I, obviously, haven't tested this pseudo-code, and there may be some off-by-one indexing errors, and there isn't any bug-checking, but the basic idea is there. I did something similar to this in school and it worked pretty well. The edge creation loops are O(M * N), where N is the length of the compound word, and M is the maximum word length in your dictionary or N (whichever is smaller). The shortest path algorithm's runtime will depend on which algorithm you pick. Dijkstra's comes most readily to mind. I think its runtime is O(N^2 * log(N)), since the max edges possible is N^2.

You can use any shortest path algorithm. There are several shortest path algorithms which have their various strengths and weaknesses, but I'm guessing that for your case the difference will not be too significant. If, instead of trying to find the fewest possible words to break up the compound, you wanted to find the most possible, then you give the edges negative weights and try to find the shortest path with an algorithm that allows negative weights.

A. Levy
A: 

This can be a very difficult problem and there is no simple general solution (there may be heuristics that work for small subsets).

We face exactly this problem in chemistry where names are composed by concatenation of morphemes. An example is:

ethylmethylketone

where the morphemes are:

ethyl methyl and ketone

We tackle this through automata and maximum entropy and the code is available on Sourceforge

http://www.sf.net/projects/oscar3-chem

but be warned that it will take some work.

We sometimes encounter ambiguity and are still finding a good way of reporting it.

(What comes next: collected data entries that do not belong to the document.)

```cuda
void tc_conv1d(ts_engine* e, const Layer& L, const Act3& x, int k, int stride, int pd, const Act3& y, int T_out, int act, const Act3* res,
               cudaStream_t s, int y_tmul, int y_toff, int coff) {
  if (e->ws.sizing) return;
  if (!tc_conv_supported(e, L, x, stride, pd)) fail(TS_ERR_INVALID, "tc_conv1d: unsupported geometry");
  if (!y.p && !y.h16) fail(TS_ERR_INVALID, "tc_conv1d: output without storage");
  const bool f16 = e->tc_f16;
  const int esz = f16 ? 2 : 4, bk = f16 ? 2 * TC_BK : TC_BK;
  if (L.taps != k || L.cin != x.C) fail(TS_ERR_INVALID, "tc_conv1d: layer/input mismatch");
  const int rows_in = x.T + 2 * x.pad + x.tail;
  const long R = (long)x.B * rows_in;
  const long Rs = R / stride;
  const void* base_hi = f16 ? (const void*)x.h16 : (const void*)x.p;
  const void* base_lo = f16 ? (const void*)x.l16 : (const void*)x.lo;
  cuuint64_t adims[3] = {(cuuint64_t)x.C, (cuuint64_t)stride, (cuuint64_t)Rs};
  cuuint64_t astr[2] = {(cuuint64_t)x.C * esz, (cuuint64_t)x.C * esz * stride};
  const int tiles_n = (L.N + TC_BN - 1) / TC_BN, tiles_m = (int)((Rs + TC_BM - 1) / TC_BM);
  cuuint32_t abox[3] = {(cuuint32_t)bk, 1, (cuuint32_t)TC_BM};
  CUtensorMap mAh = make_map(base_hi, 3, adims, astr, abox, f16), mAl = make_map(base_lo, 3, adims, astr, abox, f16);
  cuuint64_t bdims[2] = {(cuuint64_t)L.K, (cuuint64_t)L.N};
  cuuint64_t bstr[1] = {(cuuint64_t)L.K * esz};
  cuuint32_t bbox[2] = {(cuuint32_t)bk, (cuuint32_t)TC_BN};
  const void* wh = f16 ? (const void*)L.W_h16 : (const void*)L.W_hi;
// ... 1 lines not shown
  CUtensorMap mBh = make_map(wh, 2, bdims, bstr, bbox, f16), mBl = make_map(wl, 2, bdims, bstr, bbox, f16);
  TcArgs P;
  P.chunk = 256 / bk;
  P.oscale = f16 ? L.w_unscale : 1.f;
  P.c_h16 = y.h16 ? y.row_h16(0, y_toff) + coff : nullptr;
  P.c_l16 = y.h16 ? y.row_l16(0, y_toff) + coff : nullptr;
  P.taps = k; P.cblocks = x.C / bk; P.stride = stride; P.C = x.C;
  P.rows_in = rows_in; P.off = x.pad - pd; P.T_out = T_out; P.nbatch = x.B; P.Rs = (int)Rs; P.N = L.N;
  P.c_hi = y.p ? y.row(0, y_toff) + coff : nullptr; P.c_lo = y.lo ? y.row_lo(0, y_toff) + coff : nullptr;
  P.c_bs = y.bstride(); P.c_rs = (long)y_tmul * y.C;
  P.bias = L.bias;
  P.r_hi = res ? res->row(0, 0) : nullptr;
  P.r_lo = (res && res->lo) ? res->row_lo(0, 0) : nullptr;
  P.r_bs = res ? res->bstride() : 0; P.r_rs = res ? res->C : 0;
  P.act = act;
  if (!e->tc_attr_set) {
    TS_CUDA(cudaFuncSetAttribute(tc_gemm_kernel<false>, cudaFuncAttributeMaxDynamicSharedMemorySize, TC_SMEM));
    TS_CUDA(cudaFuncSetAttribute(tc_gemm_kernel<true>, cudaFuncAttributeMaxDynamicSharedMemorySize, TC_SMEM));
    e->tc_attr_set = true;
  }
  const dim3 grid((unsigned)tiles_n, (unsigned)tiles_m);
  if (f16) tc_gemm_kernel<true><<<grid, TC_THREADS, TC_SMEM, s>>>(mAh, mAl, mBh, mBl, P);
  else tc_gemm_kernel<false><<<grid, TC_THREADS, TC_SMEM, s>>>(mAh, mAl, mBh, mBl, P);
  e->launches++;
  TS_CUDA(cudaGetLastError());
}

void upload_weights(ts_engine* e, const std::vector<float>& W, Layer* L) {
  L->W = e->upload(W);
  std::vector<float> hi, lo;
  split_host(W, &hi, &lo);
  L->W_hi = e->upload(hi);
  L->W_lo = e->upload(lo);
  std::vector<unsigned short> h16, l16;
  L->w_unscale = split16_host(W, &h16, &l16);
  L->W_h16 = e->upload(h16);
// ... 7 lines not shown
}

}

using namespace ts;

extern "C" int ts_set_tensor_cores(ts_engine* e, int enable) {
  if (!e) return TS_ERR_INVALID;
  if (enable < 0 || enable > 6 || enable == 2 || enable == 5) {
    e->err = "ts_set_tensor_cores: modes are 0 (FFMA), 1 / 3 / 4 (3xTF32 wgmma) and 6 (fp16-split wgmma)";
    return TS_ERR_UNSUPPORTED;
  }
  e->use_tc = enable != 0;
  e->tc_f16 = enable == 6;
  return TS_OK;
}

extern "C" int ts_debug_gemm(ts_engine* e, int mode, const float* A, const float* W, const float* bias, float* C, int M, int N, int K, int act,
                             void* stream) {
  TS_API_BEGIN(e)
  cudaStream_t s = (cudaStream_t)stream;
  if (mode == 0) {
    GemmP p;
    p.A = A; p.W = W; p.bias = bias; p.C = C; p.M = M; p.N = N; p.K = K; p.mper = M; p.a_rs = K; p.kc = K; p.a_ts = K; p.c_rs = N; p.act = act; p.ldw = K;
    e->ws.sizing = false;
    launch_gemm(e, p, s);
  } else if (mode == 3) {
    if (K % (2 * TC_BK)) fail(TS_ERR_INVALID, "ts_debug_gemm: K must be a multiple of 64 for the fp16-split path");
    const bool f0 = e->tc_f16;
    e->tc_f16 = true;
    e->ws.sizing = false;
    unsigned short *ah, *al, *wh, *wl;
    TS_CUDA(cudaMalloc(&ah, (size_t)M * K * 2)); TS_CUDA(cudaMalloc(&al, (size_t)M * K * 2));
    TS_CUDA(cudaMalloc(&wh, (size_t)N * K * 2)); TS_CUDA(cudaMalloc(&wl, (size_t)N * K * 2));
    split16_kernel<<<e->sm_count * 8, 256, 0, s>>>(A, ah, al, (long)M * K, 1.f);
    split16_kernel<<<e->sm_count * 8, 256, 0, s>>>(W, wh, wl, (long)N * K, 256.f);
    Layer L;
    L.N = N; L.K = K; L.taps = 1; L.cin = K; L.W_h16 = wh; L.W_l16 = wl; L.w_unscale = 1.f / 256.f; L.bias = const_cast<float*>(bias);
    Act3 x; x.p = const_cast<float*>(A); x.h16 = ah; x.l16 = al; x.split = true; x.B = 1; x.T = M; x.C = K; x.pad = 0;
    Act3 y; y.p = C; y.B = 1; y.T = M; y.C = N; y.pad = 0;
    tc_conv1d(e, L, x, 1, 1, 0, y, M, act, nullptr, s, 1, 0, 0);
    e->tc_f16 = f0;
    TS_CUDA(cudaStreamSynchronize(s));
    cudaFree(ah); cudaFree(al); cudaFree(wh); cudaFree(wl);
  } else if (mode == 1) {
    if (K % TC_BK) fail(TS_ERR_INVALID, "ts_debug_gemm: K must be a multiple of 32 for the tensor-core path");
    const bool f0 = e->tc_f16;
    e->tc_f16 = false;
    e->ws.sizing = false;
    float *ah, *al, *wh, *wl;
    TS_CUDA(cudaMalloc(&ah, (size_t)M * K * 4)); TS_CUDA(cudaMalloc(&al, (size_t)M * K * 4));
    TS_CUDA(cudaMalloc(&wh, (size_t)N * K * 4)); TS_CUDA(cudaMalloc(&wl, (size_t)N * K * 4));
    split_hi_lo(e, A, ah, al, (long)M * K, s);
    split_hi_lo(e, W, wh, wl, (long)N * K, s);
    Layer L;
    L.N = N; L.K = K; L.taps = 1; L.cin = K; L.W_hi = wh; L.W_lo = wl; L.bias = const_cast<float*>(bias);
    Act3 x; x.p = ah; x.lo = al; x.split = true; x.B = 1; x.T = M; x.C = K; x.pad = 0;
    Act3 y; y.p = C; y.B = 1; y.T = M; y.C = N; y.pad = 0;
    tc_conv1d(e, L, x, 1, 1, 0, y, M, act, nullptr, s, 1, 0, 0);
    e->tc_f16 = f0;
    TS_CUDA(cudaStreamSynchronize(s));
    cudaFree(ah); cudaFree(al); cudaFree(wh); cudaFree(wl);
  } else {
    fail(TS_ERR_INVALID, "ts_debug_gemm: mode %d (0 = FFMA, 1 = 3xTF32, 3 = fp16-split)", mode);
  }
  TS_API_END(e)
}
```

talkshow_b200/csrc/lbs.cu:

```cuda
#include "pixelcnn.h"

#include <cmath>
#include <memory>

namespace ts {

constexpr int LBS_J = 55;
constexpr int LBS_NB = 300, LBS_NE = 100, LBS_NP = 486;
constexpr int LBS_KC = 588;
constexpr int LBS_MAXF = 4096;

struct SmplxModel {
  int V = 0, nextra = 0, nlmk = 0;
  Layer dirs;
  Layer beta_dirs;
  float* v_template = nullptr;
  float* J0 = nullptr;
  float* JS = nullptr;
  float* wT = nullptr;
  float* pose_mean = nullptr;
  int* parents = nullptr;
  int* extra_idx = nullptr;
  int* lmk_tri = nullptr;
  float* lmk_bary = nullptr;
// ... 289 lines not shown
      e->launches++;
      GemmP g;
      g.A = coef; g.W = M->dirs.W; g.bias = vbase; g.C = vposed;
      g.M = nf; g.N = N3; g.K = LBS_KC; g.mper = nf; g.a_bs = 0; g.a_rs = LBS_KC; g.kc = LBS_KC; g.a_ts = LBS_KC;
      g.c_bs = 0; g.c_rs = N3; g.ldw = LBS_KC;
      launch_gemm(e, g, s);
      lbs_skin_kernel<<<dim3(cdiv(V, 256), nf), 256, 0, s>>>(vposed, A, M->wT, vout, V, nf);
      e->launches++;
      lbs_extra_kernel<<<nf, 256, 0, s>>>(vout, M->extra_idx, M->lmk_tri, M->lmk_bary, jout, V, M->nextra, M->nlmk, NJ);
      e->launches++;
      TS_CUDA(cudaGetLastError());
    }
  };
  e->ws.begin_sizing();
  body();
  const size_t need = e->ws.need;
  e->ws.buf.ensure(need + 256);
  e->ws.begin(need);
  body();
  TS_API_END(e)
}
```

talkshow_b200/csrc/mfcc.cu:

```cuda
#include <cmath>

#include "convstack.h"

namespace ts {

constexpr int MF_NFFT = 2048, MF_NFREQ = 1025, MF_NFREQ_PAD = 1028, MF_NMEL = 256, MF_NMFCC = 64, MF_SR = 22000;
constexpr int MF_HOP = 734;

struct MfccTables {
  Layer dft, mel, dct;
  float* window = nullptr;
  int rs_orig = 0, rs_new = 0, rs_width = 0, rs_kw = 0;
  float* rs_kernel = nullptr;
};


static Layer make_layer(ts_engine* e, const std::vector<float>& W, int N, int K) {
  Layer L;
  L.N = N; L.K = K; L.taps = 1; L.cin = K;
  L.W = e->upload(W);
  return L;
}

static MfccTables* tables(ts_engine* e) {
// ... 185 lines not shown

using namespace ts;

extern "C" int ts_mfcc_frames(int N, int sr) { return (N > 0 && sr > 0) ? mfcc_frames(N, sr) : 0; }

extern "C" int ts_mfcc(ts_engine* e, const float* wave, float* out, int B, int N, int sr, void* stream) {
  TS_API_BEGIN(e)
  if (e->host_only) fail(TS_ERR_UNSUPPORTED, "host-only engine cannot execute");
  if (B <= 0 || N < MF_NFFT || sr <= 0) fail(TS_ERR_INVALID, "ts_mfcc: B=%d N=%d sr=%d (need >= %d samples)", B, N, sr, MF_NFFT);
  cudaStream_t s = (cudaStream_t)stream;
  auto body = [&] {
    Act3 m = run_mfcc(e, wave, B, N, sr, 0, s);
    act_to_nct(e, m, MF_NMFCC, out, s);
  };
  e->ws.begin_sizing(); body();
  size_t need = e->ws.need;
  e->ws.buf.ensure(need + 256);
  e->ws.begin(need); body();
  TS_API_END(e)
}
```

talkshow_b200/csrc/pixelcnn.cu:

```cuda
#include "pixelcnn.h"
#include "convstack.h"

#include <algorithm>
#include <memory>
#include <cmath>

namespace ts {


struct Job {
  int epi, layer, col, nrows, K, ncol;
  bool pairs;
  int rofs = 0;
};

constexpr double PIX_ROWCOST = 0.0;

static int rows_cap(int K) { return std::min(PIX_MAXROWS, (PIX_WBUF / (K + 1)) & ~3); }

static void push_vert0(std::vector<std::vector<Job>>& st, int D, bool split) {
  if (split) {
    st.push_back({{EPI_VERT0, 0, 0, 2 * D, 6 * D, 1, true}});
    st.push_back({{EPI_VERT0, 0, 1, 2 * D, 6 * D, 1, true}});
  } else {
// ... 1321 lines not shown
}

extern "C" int ts_pixelcnn_generate(ts_engine* e, const float* aud, const int64_t* label, const float* noise,
                                    int64_t* idx_out, float* logits_out, int B, int T, const int64_t* pre_latents, int T0,
                                    void* stream) {
  TS_API_BEGIN(e)
  check_pix(e, B, T);
  if (T0 < 0 || (T0 > 0 && !pre_latents)) fail(TS_ERR_INVALID, "pixelcnn: T0=%d without pre_latents", T0);
  cudaStream_t s = (cudaStream_t)stream;
  auto body = [&] {
    Act3 a = new_act(e, B, T0 + T, 256, 0, s);
    nct_to_act(e, aud, 256, a, s);
    pixelcnn_generate_act(e, a, label, noise, idx_out, logits_out, B, T, pre_latents, T0, s);
  };
  e->ws.begin_sizing(); body();
  size_t need = e->ws.need;
  e->ws.buf.ensure(need + 256);
  e->ws.begin(need); body();
  TS_API_END(e)
}

extern "C" int ts_pixelcnn_logits(ts_engine* e, const float* aud, const int64_t* label, const int64_t* codes,
                                  float* logits_out, int B, int T, void* stream) {
  TS_API_BEGIN(e)
  check_pix(e, B, T);
  cudaStream_t s = (cudaStream_t)stream;
  auto body = [&] {
    Act3 a = new_act(e, B, T, 256, 0, s);
    nct_to_act(e, aud, 256, a, s);
    float* steps = e->ws.alloc<float>((size_t)2 * T * B * PIX_NCODE);
    int64_t* dummy = e->ws.alloc<int64_t>(16);
    pixelcnn_generate_act(e, a, label, nullptr, dummy, steps, B, 0, codes, T, s, true);
    if (!e->ws.sizing) {
      long n = (long)2 * T * B * PIX_NCODE;
      logits_to_ref_kernel<<<(int)std::min<long>((n + 255) / 256, (long)e->sm_count * 16), 256, 0, s>>>(steps, logits_out, B, T);
      e->launches++;
      TS_CUDA(cudaGetLastError());
    }
  };
  e->ws.begin_sizing(); body();
  size_t need = e->ws.need;
  e->ws.buf.ensure(need + 256);
  e->ws.begin(need); body();
  TS_API_END(e)
}
```
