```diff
-__global__ void __launch_bounds__(256) k_sample_count(long long n_rows, long long row_base, const long long *__restrict__ rp,
-                                                      const int32_t *__restrict__ col, int32_t n_cols, long long q_lo, long long q_hi,
-                                                      const unsigned long long *__restrict__ col_thr, int32_t m, int32_t seed, uint32_t flags,
-                                                      const int *__restrict__ bad ,
-                                                      uint32_t *__restrict__ kept_per_row , int32_t *__restrict__ new_counts,
-                                                      uint8_t *__restrict__ keep_flag) {
+constexpr int kSampleSegs = 8;
+constexpr int kChunkWords = kSampleChunk / 32;
+struct SampleSeg {
+  const long long *rp;
+  const int32_t *col;
+  const int32_t *raw_counts;
+  unsigned long long *col_thr;
+  uint32_t *kept;
+  int32_t *new_counts;
+  const int *bad;
+  int32_t *dst;
+  long long n_rows, row_base, q_lo, q_hi;
+  long long chunk0;
+  long long col0;
+  int32_t n_cols, m;
+};
+struct SampleBatch {
+  SampleSeg seg[kSampleSegs];
+  int32_t n;
+  long long chunk_end;
+  long long col_end;
+};
+
+__global__ void k_col_thresholds_batch(const SampleBatch b) {
+  for (long long g = blockIdx.x * (long long)blockDim.x + threadIdx.x; g < b.col_end; g += (long long)gridDim.x * blockDim.x) {
+    int i = 0;
+    while (i + 1 < b.n && g >= b.seg[i + 1].col0) ++i;
+    const SampleSeg &s = b.seg[i];
+    const long long j = g - s.col0;
+    const int32_t c = s.raw_counts[j];
+    s.col_thr[j] = c <= s.m ? kKeepAlways : rate_threshold(__ddiv_rn((double)s.m, (double)c));
+  }
+}
+
+__device__ __forceinline__ int sample_seg_of(const SampleBatch &b, long long chunk) {
+  int i = 0;
+  while (i + 1 < b.n && chunk >= b.seg[i + 1].chunk0) ++i;
+  return i;
+}
+__device__ __forceinline__ int chunk_rel(long long v, long long Q0) {
+  const long long d = v - Q0;
+  return d <= 0 ? 0 : (d >= kSampleChunk ? kSampleChunk : (int)d);
+}
+
+__global__ void __launch_bounds__(256) k_sample_count(const SampleBatch b, int32_t seed, uint32_t flags, uint32_t *__restrict__ bits,
+                                                      uint32_t *__restrict__ chunk_kept) {
   const int lane = threadIdx.x & 31;
   const long long warp = (blockIdx.x * (long long)blockDim.x + threadIdx.x) >> 5;
   const long long n_warps = ((long long)gridDim.x * blockDim.x) >> 5;
-  const long long n_chunks = (q_hi - q_lo + kSampleChunk - 1) / kSampleChunk;
   const bool intdiv = (flags & CCO_FLAG_ROWRATE_INTDIV) != 0;
-  const long long kNoRow = 0x7fffffffffffffffLL;
-  if (n_rows <= 0) return;
-  if (bad && *bad) {
-    for (long long q = blockIdx.x * (long long)blockDim.x + threadIdx.x; q < q_hi - q_lo; q += (long long)gridDim.x * blockDim.x) keep_flag[q] = 0;
-    return;
-  }
-  for (long long chunk = warp; chunk < n_chunks; chunk += n_warps) {
-    const long long Q0 = q_lo + chunk * kSampleChunk;
-    const long long Q1 = Q0 + kSampleChunk < q_hi ? Q0 + kSampleChunk : q_hi;
-    long long base = warp_find_row(rp, n_rows, Q0, lane);
-    long long start_i, end_i;
+  for (long long chunk = b.seg[0].chunk0 + warp; chunk < b.chunk_end; chunk += n_warps) {
+    const SampleSeg &s = b.seg[sample_seg_of(b, chunk)];
+    const long long n_rows = s.n_rows, row_base = s.row_base;
+    const int32_t n_cols = s.n_cols, m = s.m;
+    const long long Q0 = s.q_lo + (chunk - s.chunk0) * kSampleChunk;
+    const int n_q = (int)(s.q_hi - Q0 < kSampleChunk ? s.q_hi - Q0 : kSampleChunk);
+    uint32_t my_word = 0, n_kept = 0;
+    if (s.bad && *s.bad) {
+      if (lane < kChunkWords) bits[chunk * kChunkWords + lane] = 0;
+      if (lane == 0) chunk_kept[chunk] = 0;
+      continue;
+    }
+    int32_t jq[kChunkWords];
+#pragma unroll
+    for (int k = 0; k < kChunkWords; ++k) jq[k] = 32 * k + lane < n_q ? s.col[Q0 + 32 * k + lane] : 0;
+    unsigned long long t_next = lane < n_q && (uint32_t)jq[0] < (uint32_t)n_cols ? s.col_thr[jq[0]] : kKeepAlways;
+    long long base = warp_find_row(s.rp, n_rows, Q0, lane);
+    int start_i, end_i;
     unsigned long long t_i, x_i;
     uint32_t kept_i;
 #define CCO_LOAD_WINDOW()                                                                                   \
   {                                                                                                         \
     const long long r = base + lane;                                                                        \
-    start_i = end_i = kNoRow;                                                                               \
+    start_i = end_i = kSampleChunk;                                                                         \
     t_i = kKeepAlways;                                                                                      \
     x_i = 0;                                                                                                \
     if (r < n_rows) {                                                                                       \
-      start_i = rp[r];                                                                                      \
-      end_i = rp[r + 1];                                                                                    \
-      const long long d = end_i - start_i;                                                                  \
+      const long long a = s.rp[r], e = s.rp[r + 1];                                                         \
+      start_i = chunk_rel(a, Q0);                                                                           \
+      end_i = chunk_rel(e, Q0);                                                                             \
+      const long long d = e - a;                                                                            \
       if (d > (long long)m) t_i = rate_threshold(row_sample_rate(d, m, intdiv));  \
       x_i = mix64(((uint64_t)(uint32_t)seed << 32) | (uint64_t)(uint32_t)(row_base + r));                   \
     }                                                                                                       \
     kept_i = 0;                                                                                             \
   }
 #define CCO_FLUSH_WINDOW()                                                                                  \
-  if (kept_i) atomicAdd(&kept_per_row[row_base + base + lane], kept_i);
+  if (kept_i) atomicAdd(&s.kept[row_base + base + lane], kept_i);
     CCO_LOAD_WINDOW()
-    for (long long qb = Q0; qb < Q1; qb += 32) {
-      const long long q = qb + lane;
-      bool pending = q < Q1;
-      const int32_t j = pending ? col[q] : 0;
-      unsigned long long t_col = kKeepAlways;
-      if (pending && (uint32_t)j < (uint32_t)n_cols) t_col = col_thr[j];
+    for (int qb = 0; qb < n_q; qb += 32) {
+      const int q = qb + lane;
+      bool pending = q < n_q;
+      const int32_t j = jq[0];
+      const unsigned long long t_col = t_next;
+#pragma unroll
+      for (int k = 0; k + 1 < kChunkWords; ++k) jq[k] = jq[k + 1];
+      jq[kChunkWords - 1] = 0;
+      t_next = q + 32 < n_q && (uint32_t)jq[0] < (uint32_t)n_cols ? s.col_thr[jq[0]] : kKeepAlways;
+      unsigned word = 0;
       while (true) {
         int idx = 0;
 #pragma unroll
-        for (int step = 16; step > 0; step >>= 1) {
-          const long long v = __shfl_sync(0xffffffffu, end_i, idx + step - 1);
-          if (v <= q) idx += step;
-        }
-        {
-          const long long v = __shfl_sync(0xffffffffu, end_i, idx);
-          if (v <= q) idx += 1;
-        }
+        for (int step = 16; step > 0; step >>= 1)
+          if (__shfl_sync(0xffffffffu, end_i, idx + step - 1) <= q) idx += step;
+        if (__shfl_sync(0xffffffffu, end_i, idx) <= q) idx += 1;
         const int src = idx & 31;
         const unsigned long long t_row = __shfl_sync(0xffffffffu, t_i, src);
         const unsigned long long x_row = __shfl_sync(0xffffffffu, x_i, src);
         const bool here = pending && idx < 32;
         const bool real_row = base + idx < n_rows;
-        bool keep = false;
-        if (here) {
-          keep = real_row && (uint32_t)j < (uint32_t)n_cols && keep_entry_thr(t_row, t_col, x_row, (uint32_t)j);
-          keep_flag[q - q_lo] = keep ? 1 : 0;
-          if (keep && new_counts) atomicAdd(&new_counts[j], 1);
-        }
+        const bool keep = here && real_row && (uint32_t)j < (uint32_t)n_cols && keep_entry_thr(t_row, t_col, x_row, (uint32_t)j);
+        if (keep && s.new_counts) atomicAdd(&s.new_counts[j], 1);
         const unsigned kb = __ballot_sync(0xffffffffu, keep);
-        const int a = start_i <= qb ? 0 : (start_i >= qb + 32 ? 32 : (int)(start_i - qb));
-        const int b = end_i <= qb ? 0 : (end_i >= qb + 32 ? 32 : (int)(end_i - qb));
-        if (b > a) {
-          const unsigned below_b = b >= 32 ? 0xffffffffu : ((1u << b) - 1u);
+        word |= kb;
+        const int a = min(max(start_i - qb, 0), 32), e = min(max(end_i - qb, 0), 32);
+        if (e > a) {
+          const unsigned below_e = e >= 32 ? 0xffffffffu : ((1u << e) - 1u);
           const unsigned below_a = (1u << a) - 1u;
-          kept_i += __popc(kb & below_b & ~below_a);
+          kept_i += __popc(kb & below_e & ~below_a);
         }
         pending = pending && !here;
         if (!__any_sync(0xffffffffu, pending)) break;
         CCO_FLUSH_WINDOW()
         base += 32;
         if (base >= n_rows) {
-          if (pending) keep_flag[q - q_lo] = 0;
           kept_i = 0;
-          start_i = end_i = kNoRow;
+          start_i = end_i = kSampleChunk;
           break;
         }
         CCO_LOAD_WINDOW()
       }
-      if (base >= n_rows) {
-        for (long long q2 = qb + 32 + lane; q2 < Q1; q2 += 32) keep_flag[q2 - q_lo] = 0;
-        break;
-      }
+      if (lane == (qb >> 5)) my_word = word;
+      n_kept += __popc(word);
+      if (base >= n_rows) break;
     }
     if (base < n_rows && base + lane < n_rows) { CCO_FLUSH_WINDOW() }
 #undef CCO_LOAD_WINDOW
 #undef CCO_FLUSH_WINDOW
+    if (lane < kChunkWords) bits[chunk * kChunkWords + lane] = my_word;
+    if (lane == 0) chunk_kept[chunk] = n_kept;
+  }
+}
+
+__global__ void __launch_bounds__(256) k_sample_write(const SampleBatch b, const uint32_t *__restrict__ bits,
+                                                      const uint32_t *__restrict__ chunk_base) {
+  const int lane = threadIdx.x & 31;
+  const long long warp = (blockIdx.x * (long long)blockDim.x + threadIdx.x) >> 5;
+  const long long n_warps = ((long long)gridDim.x * blockDim.x) >> 5;
+  const unsigned below = (1u << lane) - 1u;
+  for (long long chunk = b.seg[0].chunk0 + warp; chunk < b.chunk_end; chunk += n_warps) {
+    const SampleSeg &s = b.seg[sample_seg_of(b, chunk)];
+    const long long Q0 = s.q_lo + (chunk - s.chunk0) * kSampleChunk;
+    const uint32_t w = lane < kChunkWords ? bits[chunk * kChunkWords + lane] : 0u;
+    uint32_t at = chunk_base[chunk] - chunk_base[s.chunk0];
+    int32_t *dst = s.dst;
+#pragma unroll
+    for (int k = 0; k < kChunkWords; ++k) {
+      const unsigned word = __shfl_sync(0xffffffffu, w, k);
+      if ((word >> lane) & 1u) dst[at + __popc(word & below)] = s.col[Q0 + k * 32 + lane];
+      at += __popc(word);
+    }
   }
 }
 
```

To distinguish between penIsland and penisLand would require domain-specific heuristics. The likely interpretation will depend on the corpus being used - no linguistic problem is independent from the domain or domains being analysed.

As another example the string

weeknight

can be parsed as

wee knight

or

week night

Both are "right" in that they obey the form "adj-noun" or "noun-noun". Both make "sense" and which is chosen will depend on the domain of usage. In a fantasy game the first is more probable and in commerce the latter. If you have problems of this sort then it will be useful to have a corpus of agreed usage which has been annotated by experts (technically a "Gold Standard" in Natural Language Processing).